Reach for CTEs (WITH) once a query gets nested — they read top-to-bottom.

Intermediate: Transactions in SQL

Same idea as the DB intro: all-or-nothing.

BEGIN;
  UPDATE accounts SET balance = balance - 100 WHERE id = 1;
  UPDATE accounts SET balance = balance + 100 WHERE id = 2;
COMMIT;

Wrap every multi-statement business operation. Roll back on errors. From Node:

const client = await pool.connect();
try {
  await client.query('BEGIN');
  await client.query('UPDATE accounts SET balance = balance - $1 WHERE id = $2', [100, 1]);
  await client.query('UPDATE accounts SET balance = balance + $1 WHERE id = $2', [100, 2]);
  await client.query('COMMIT');
} catch (e) {
  await client.query('ROLLBACK');
  throw e;
} finally {
  client.release();
}

Advanced: Indexes & EXPLAIN

CREATE INDEX idx_users_email ON users(email);
CREATE INDEX idx_posts_author_created ON posts(author_id, created_at DESC);
CREATE UNIQUE INDEX idx_users_email_uniq ON users(LOWER(email));

EXPLAIN ANALYZE ; shows the plan. "Seq Scan" on a big table = missing index. "Index Scan" = good.

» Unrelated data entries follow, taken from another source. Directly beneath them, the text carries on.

template <int T>
__global__ void __launch_bounds__(T, 8) neighbours_kernel(FastArgs a) {
    typedef NbCfg<T> Cfg;
    constexpr int W = Cfg::W, KMAX = Cfg::KMAX;
    constexpr int EPT = (W + T - 1) / T;
    __shared__ __align__(16) uint32_t u_mem[Cfg::UNION_WORDS];
    __shared__ int16_t tmp[(KMAX + 1) * T];
    __shared__ uint32_t wsum[T / 64];
    __shared__ unsigned long long wmax0[T / 64], wmax1[T / 64];
    __shared__ uint32_t s_misc[4];
    __shared__ unsigned long long s_base;
    unsigned long long* cL = reinterpret_cast<unsigned long long*>(u_mem);
    unsigned long long* pm = cL + W;
    uint32_t* wR = reinterpret_cast<uint32_t*>(pm + W);
    uint16_t* rid = reinterpret_cast<uint16_t*>(wR + W);
    uint16_t* pos = rid + W;
    int32_t* stage = reinterpret_cast<int32_t*>(u_mem);
    const int t = threadIdx.x, lane = t & 63, w = __builtin_amdgcn_readfirstlane(t >> 6);
    const int n = (int)a.n;
    const int n_tiles = (n + T - 1) / T;
    const bool failed_chain = (a.sb[SB_FLAGS] & (ST_INVALID | ST_SLOT_OVERFLOW | ST_DUP)) != 0;
    __shared__ int s_tile;
    unsigned long long* ticket = a.tile_state + n_tiles;
    if (t == 0) s_tile = failed_chain ? (int)blockIdx.x : (int)atomicAdd(ticket, 1ull);
    __syncthreads();
#pragma nounroll
    for (int tile = s_tile; tile < n_tiles;) {
    const int t0 = tile * T;
    const int nr = min(T, n - t0);
    if (failed_chain) {
        if (t < nr) { a.row_ptr[t0 + t] = 0; if ((t & 15) == 0) a.blkneed[(t0 + t) >> 4] = 0; }
        if (t0 + t == 0) a.row_ptr[n] = 0;
        tile += gridDim.x;
        continue;
    }
    if (t == 0) s_misc[2] = 0;
    if (t < 64) {
        unsigned long long m = t < SB_SLOTS ? a.sb[SB_MAXLEN + t] : 0ull;
#pragma unroll
        for (int o = 32; o > 0; o >>= 1) { const unsigned long long y = __shfl_xor(m, o); m = y > m ? y : m; }
        if (t == 0) s_misc[1] = (uint32_t)m;
    }
    const int wlo = max(0, t0 - Cfg::HB), whi = min(n, t0 + nr + Cfg::HF);
    const int wn = whi - wlo;
    const uint32_t c0w = a.rowC[wlo];
    const uint32_t l0w = a.rowL[wlo];
    const int64_t cap = a.col_cap;
    int n1 = 0;
    {
        unsigned long long comp[EPT], own_cl[EPT], r0 = 0, r1 = 0;
        uint32_t rr[EPT], str[EPT], c1 = 0;
        unsigned long long v0[EPT], v1[EPT];
        uint32_t cb[EPT];
#pragma unroll
        for (int e = 0; e < EPT; ++e) {
            const int i = t * EPT + e;
            comp[e] = 0; own_cl[e] = 0; rr[e] = 0; str[e] = 0;
            cb[e] = c1;
            if (i < wn) {
                const uint32_t rc = a.rowC[wlo + i] - c0w, r2 = a.rowR2[wlo + i];
                own_cl[e] = ((unsigned long long)rc << 32) | a.rowL[wlo + i];
                rr[e] = r2 >> 1; str[e] = r2 & 1u;
                comp[e] = ((unsigned long long)rc << 32) | rr[e];
                if (str[e]) { r1 = comp[e] > r1 ? comp[e] : r1; ++c1; } else { r0 = comp[e] > r0 ? comp[e] : r0; }
            }
            v0[e] = r0; v1[e] = r1;
        }
        unsigned long long x0 = r0, x1 = r1;
        uint32_t xc = c1;
#pragma unroll
        for (int o = 1; o < 64; o <<= 1) {
            const unsigned long long y0 = __shfl_up(x0, o), y1 = __shfl_up(x1, o);
            const uint32_t yc = __shfl_up(xc, o);
            if (lane >= o) { x0 = y0 > x0 ? y0 : x0; x1 = y1 > x1 ? y1 : x1; xc += yc; }
        }
        if (lane == 63) { wmax0[w] = x0; wmax1[w] = x1; wsum[w] = xc; }
        __syncthreads();
        unsigned long long p0 = __shfl_up(x0, 1), p1 = __shfl_up(x1, 1);
        uint32_t pc = xc - c1;
        if (lane == 0) { p0 = 0; p1 = 0; }
#pragma unroll
        for (int k = 0; k < T / 64; ++k) {
            if (k < w) { p0 = wmax0[k] > p0 ? wmax0[k] : p0; p1 = wmax1[k] > p1 ? wmax1[k] : p1; pc += wsum[k]; }
            n1 += (int)wsum[k];
        }
#pragma unroll
        for (int e = 0; e < EPT; ++e) {
            const int i = t * EPT + e;
            if (i < wn) {
                const int before1 = (int)(pc + cb[e]);
                const int k = str[e] ? W - 1 - before1 : i - before1;
                const unsigned long long m = str[e] ? (v1[e] > p1 ? v1[e] : p1) : (v0[e] > p0 ? v0[e] : p0);
                cL[k] = own_cl[e]; pm[k] = m; wR[k] = rr[e]; rid[k] = (uint16_t)i; pos[i] = (uint16_t)k;
            }
        }
    }
    __syncthreads();
    const uint32_t maxlen = s_misc[1];
    const int n0 = wn - n1;

    const int r = t0 + t;
    const int ri = r - wlo;
    const bool act = t < nr;
    int p = 0;
    unsigned long long own = 0;
    uint32_t rgt = 0;
    if (act) { p = pos[ri]; own = cL[p]; rgt = wR[p]; }
    const uint32_t st = p >= W - n1 ? 1u : 0u;
    const uint32_t l = (uint32_t)own, crel = (uint32_t)(own >> 32), c = crel + c0w;
    const unsigned long long tb = own;
    const unsigned long long tf = (own & 0xffffffff00000000ull) | rgt;
    const bool exact = wlo == 0 || crel != 0 || l0w + maxlen < l;
    const int dfw = st ? -1 : 1;
    const int first = st ? W - 1 : 0;
    const int last = st ? W - n1 : n0 - 1;

    uint32_t deg = 0;
    int far_b = r, far_f = r;
    bool redo = false;
    auto emit_far = [&](int q) {
        const int d = q - r;
        if (deg < (uint32_t)KMAX) {
            if (d >= -32768 && d <= 32767) tmp[deg * T + t] = (int16_t)d; else redo = true;
        }
        ++deg;
        if (d < 0) far_b = q; else far_f = q;
    };
    if (act && !SD_ABL(a, 64)) {
        int16_t* mytmp = tmp + t;
        auto take = [&](bool hit, int wi) {
            const uint32_t slot = (hit & (deg < (uint32_t)KMAX)) ? deg : (uint32_t)KMAX;
            mytmp[slot * T] = (int16_t)(wi - ri);
            deg += hit ? 1u : 0u;
            return hit ? wlo + wi : -1;
        };
        const int up = (p - first) * dfw, ulast = (last - first) * dfw;
        if (exact) {
            int u = up - 1;
            for (;;) {
                const int q0 = first + dfw * max(u, 0), q1 = first + dfw * max(u - 1, 0);
                const unsigned long long m0 = pm[q0], m1 = pm[q1];
                const uint32_t x0 = wR[q0], x1 = wR[q1];
                const int i0 = rid[q0], i1 = rid[q1];
                if (!((u >= 0) & (m0 >= tb))) break;
                const int f0 = take(x0 >= l, i0);
                far_b = f0 >= 0 ? f0 : far_b;
                --u;
                if (!((u >= 0) & (m1 >= tb))) break;
                const int f1 = take(x1 >= l, i1);
                far_b = f1 >= 0 ? f1 : far_b;
                --u;
            }
            if (u < 0 && wlo > 0) walk_back_global(a, wlo - 1, c, l, st, maxlen, emit_far);
        } else {
            walk_back_global(a, r - 1, c, l, st, maxlen, emit_far);
        }
        {
            int u = up + 1;
            for (;;) {
                const int q0 = first + dfw * min(u, ulast), q1 = first + dfw * min(u + 1, ulast);
                const unsigned long long c0 = cL[q0], c1 = cL[q1];
                const int i0 = rid[q0], i1 = rid[q1];
                if (!((u <= ulast) & (c0 <= tf))) break;
                far_f = take(true, i0);
                ++u;
                if (!((u <= ulast) & (c1 <= tf))) break;
                far_f = take(true, i1);
                ++u;
            }
            if (u > ulast && whi < n) walk_fwd_global(a, whi, n, c, rgt, st, emit_far);
        }
        if (deg > (uint32_t)KMAX) redo = true;
    }
    uint32_t reach = (uint32_t)max(r - far_b, far_f - r);
    {
        const int b16 = t & 15;
        const unsigned lo_n = act ? (unsigned)min(max(r - far_b - b16, 0), 255) : 0u;
        const unsigned hi_n = act ? (unsigned)min(max(far_f - r - (15 - b16), 0), 255) : 0u;
        typedef unsigned short us2 __attribute__((ext_vector_type(2)));
        us2 pk = {(unsigned short)lo_n, (unsigned short)hi_n};
#pragma unroll
        for (int o = 8; o > 0; o >>= 1) {
            const unsigned y = (unsigned)__shfl_xor((int)__builtin_bit_cast(unsigned, pk), o);
            pk = __builtin_elementwise_max(pk, __builtin_bit_cast(us2, y));
        }
        if (act && b16 == 0) a.blkneed[r >> 4] = (uint32_t)pk.x | ((uint32_t)pk.y << 8);
    }
    uint32_t x = deg;
#pragma unroll
    for (int o = 1; o < 64; o <<= 1) { const uint32_t y = __shfl_up(x, o); if (lane >= o) x += y; }
#pragma unroll
    for (int o = 32; o > 0; o >>= 1) reach = max(reach, (uint32_t)__shfl_xor((int)reach, o));
    if (lane == 63) wsum[w] = x;
    if (lane == 0 && reach) atomicMax(&s_misc[2], reach);
    __syncthreads();
    uint32_t wbase = 0, total = 0;
#pragma unroll
    for (int k = 0; k < T / 64; ++k) { const uint32_t v = wsum[k]; if (k < w) wbase += v; total += v; }
    const uint32_t loff = wbase + x - deg;
    if (w == 0) {
        const unsigned long long base = SD_ABL(a, 128) ? 0ull : lookback_exclusive(a.tile_state, tile, (unsigned long long)total, lane, a.sb, (a.ablate & 256) != 0);
        if (lane == 0) {
            s_base = base;
            if (s_misc[2]) atomicMax(&a.sb[SB_REACH + (tile % SB_SLOTS)], (unsigned long long)s_misc[2]);
        }
    }
    const bool staged = total <= (uint32_t)Cfg::STAGE;
    if (staged && act && deg) {
        if (!redo) {
            for (uint32_t k = 0; k < deg; ++k) stage[loff + k] = r + (int)tmp[k * T + t];
        } else {
            uint32_t k = loff;
            walk_back_global(a, r - 1, c, l, st, maxlen, [&](int q) { stage[k++] = q; });
            walk_fwd_global(a, r + 1, n, c, rgt, st, [&](int q) { stage[k++] = q; });
        }
    }
    __syncthreads();
    const int64_t base = (int64_t)s_base;
    if (act) a.row_ptr[r] = min(base + (int64_t)loff, cap);
    if (tile == n_tiles - 1 && t == 0) {
        a.row_ptr[n] = min(base + (int64_t)total, cap);
        a.sb[SB_NNZ] = (unsigned long long)(base + (int64_t)total);
        if (base + (int64_t)total > cap) { atomicOr(&a.sb[SB_FLAGS], (unsigned long long)ST_COL_OVERFLOW); atomicOr(&a.sb[SB_STICKY], (unsigned long long)ST_COL_OVERFLOW); }
    }
    if (staged) {
        for (uint32_t k = t; k < total; k += T)
            if (base + k < cap) a.col[base + k] = stage[k];
    } else if (act && deg) {
        int64_t k = base + loff;
        auto put = [&](int q) { if (k < cap) a.col[k] = q; ++k; };
        walk_back_global(a, r - 1, c, l, st, maxlen, put);
        walk_fwd_global(a, r + 1, n, c, rgt, st, put);
    }
    if (t == 0) s_tile = (int)atomicAdd(ticket, 1ull);
    __syncthreads();
    tile = s_tile;
    }
}

inline unsigned grid_for(int64_t n, int threads) { return (unsigned)sd_ceil_div(n, threads); }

Compound index column order matters — leftmost prefix is what gets used.

Advanced: Window Functions

Like GROUP BY, but you keep every row and add a calculated column.

SELECT
  name,
  department,
  salary,
  RANK()       OVER (PARTITION BY department ORDER BY salary DESC) AS rank_in_dept,
  AVG(salary)  OVER (PARTITION BY department)                       AS dept_avg
FROM employees;

Use cases: "top N per group", running totals, moving averages, deduplication. Once you know window functions, you stop writing scary subqueries.

Advanced: Constraints & Data Integrity

ALTER TABLE posts
  ADD CONSTRAINT fk_author FOREIGN KEY (author_id) REFERENCES users(id) ON DELETE CASCADE,
  ADD CONSTRAINT chk_views CHECK (views >= 0);

Let the DB enforce truths. Foreign keys, UNIQUE, CHECK, NOT NULL — each one is a bug your application no longer has to remember.

Advanced: JSONB & Hybrid SQL/NoSQL

Postgres can store and *index* JSON:

ALTER TABLE users ADD COLUMN settings JSONB DEFAULT '{}'::jsonb;
CREATE INDEX idx_users_settings_gin ON users USING gin (settings);
SELECT * FROM users WHERE settings @> '{"theme":"dark"}';

Great escape hatch when you need flexible per-row data without leaving SQL.

Practice Path

1. Create users, posts, comments with proper PK/FK and constraints. 2. Insert 20 rows of fake data; write SELECTs with WHERE, ORDER BY, LIMIT. 3. Write a JOIN that returns each user's post count using LEFT JOIN + GROUP BY. 4. Wrap a 2-step money transfer in a transaction with rollback on failure, and run EXPLAIN ANALYZE on a heavy query before/after adding an index.